America East Tournament in Microcosm — Moment 4, 3/3/12: An impossible void to fill
Saturday, March 10th, 2012(West Hartford, CT) — As he walked towards the locker room, the final horn of his career having already turned to echoes in an empty arena, New Hampshire senior Alvin Abreu took one last look at his surroundings, and pulled his jersey over his head and off for the final time.
There was no standing ovation in his final moments on the court, no curtain call after he peeled off his number 25 – removing the embroidered “New Hampshire” from his chest – for the final time.

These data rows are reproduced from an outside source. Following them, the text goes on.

+template <typename TO, int K, typename TL, bool FOLD = false, bool CE = false, bool STORE = true>
+__global__ __launch_bounds__(256, (sizeof(TO) == 2 && !FOLD && STORE) ? 3 : 2) void head_dice_bwd_kernel(const float* __restrict__ lgs, const TL* __restrict__ lab, int64_t lab_sn,
                                                             const float* __restrict__ Pb , const float* __restrict__ weight,
                                                             const float* __restrict__ saved, const float* __restrict__ dloss,
                                                             float eps, int sigmoid, int ignore, TO* __restrict__ dz,
@@ -166,6 +275,7 @@
                                                             float* __restrict__ gn_partial , float* __restrict__ wpart,
                                                             size_t spatial, int m) {
   constexpr int CG = K / 8, VPW = 256 / CG;
+  constexpr bool QS = CG == 4 && !FOLD;
   const int n = blockIdx.y;
   const int cgi = threadIdx.x % CG, vi = threadIdx.x / CG;
   float wreg[HL_MAXC][8];
@@ -173,48 +283,7 @@
   for (int i = 0; i < HL_MAXC; ++i)
 #pragma unroll
     for (int j = 0; j < 8; ++j) wreg[i][j] = i < m ? Pb[(size_t)i * K + cgi * 8 + j] : 0.f;
-  const float go = *dloss;
-  float gI[HL_MAXC], gD[HL_MAXC];
-#pragma unroll
-  for (int k = 0; k < HL_MAXC; ++k) {
-    gI[k] = gD[k] = 0.f;
-    if (CE && k < m) {
-      gI[k] = (weight ? weight[k] : 1.f) * (go / saved[0]);
-    } else if (k < m) {
-      const float w = weight ? weight[k] : 1.f;
-      const float I = saved[2 * k], D = saved[2 * k + 1];
-      const float Dc = fmaxf(D, eps);
-      gI[k] = -2.f * w / ((float)m * Dc) * go + ((I != I || D != D) ? __builtin_nanf("") : 0.f);
-      gD[k] = (D >= eps ? 2.f * w * I / ((float)m * Dc * Dc) : 0.f) * go;
-    }
-  }
-  auto dlogits_of = [&](const float* lg, int yl, float* dl) {
-    if constexpr (CE) {
-      float p[HL_MAXC];
-      probs_reg(lg, m, 0, p);
-      float w = 0.f;
-#pragma unroll
-      for (int k = 0; k < HL_MAXC; ++k)
-        if (k < m && k == yl) w = gI[k];
-      w = (yl != ignore && yl >= 0 && yl < m) ? w : 0.f;
-#pragma unroll
-      for (int k = 0; k < HL_MAXC; ++k) dl[k] = k < m ? w * (p[k] - (k == yl ? 1.f : 0.f)) : 0.f;
-      return;
-    }
-    float p[HL_MAXC], g[HL_MAXC];
-    probs_reg(lg, m, sigmoid, p);
-    float dot = 0.f;
-#pragma unroll
-    for (int k = 0; k < HL_MAXC; ++k)
-      if (k < m) {
-        const float t = (k == yl) ? 1.f : 0.f;
-        const float mk = (ignore != MEDNET_NO_IGNORE && t == (float)ignore) ? 0.f : 1.f;
-        g[k] = mk * (gI[k] * t * mk + gD[k]);
-        dot = fmaf(p[k], g[k], dot);
-      }
-#pragma unroll
-    for (int k = 0; k < HL_MAXC; ++k) dl[k] = k < m ? (sigmoid ? g[k] * p[k] * (1.f - p[k]) : p[k] * (g[k] - dot)) : 0.f;
-  };
+  const HeadLogitGrad<CE> dlogits_of(weight, saved, dloss, eps, m, sigmoid, ignore);
   float ss[8], sq[8], wacc[HL_MAXC][8], bacc[HL_MAXC];
 #pragma unroll
   for (int j = 0; j < 8; ++j) ss[j] = sq[j] = 0.f;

Often, there is no justice in the forgotten corners of Division I basketball.
If anyone ever deserved to set foot on the games biggest stage and experience one moment under the bright lights of the NCAA tournament, it was Abreu. If deserving had anything to do with it, Abreu’s career would have culminated under the blinding spotlight of the NCAA tournament.
Instead, only empty chair backs, dirty orange light, and a sparse crowd of opposing fans who never knew – or cared to know – his story, were the sole witnesses to the end of his career.
As Clint Eastwood’s Will Munny said to Gene Hackman’s Little Bill Daggett in Unforgiven, “‘Deserve’s’ got nothin’ to do with it.”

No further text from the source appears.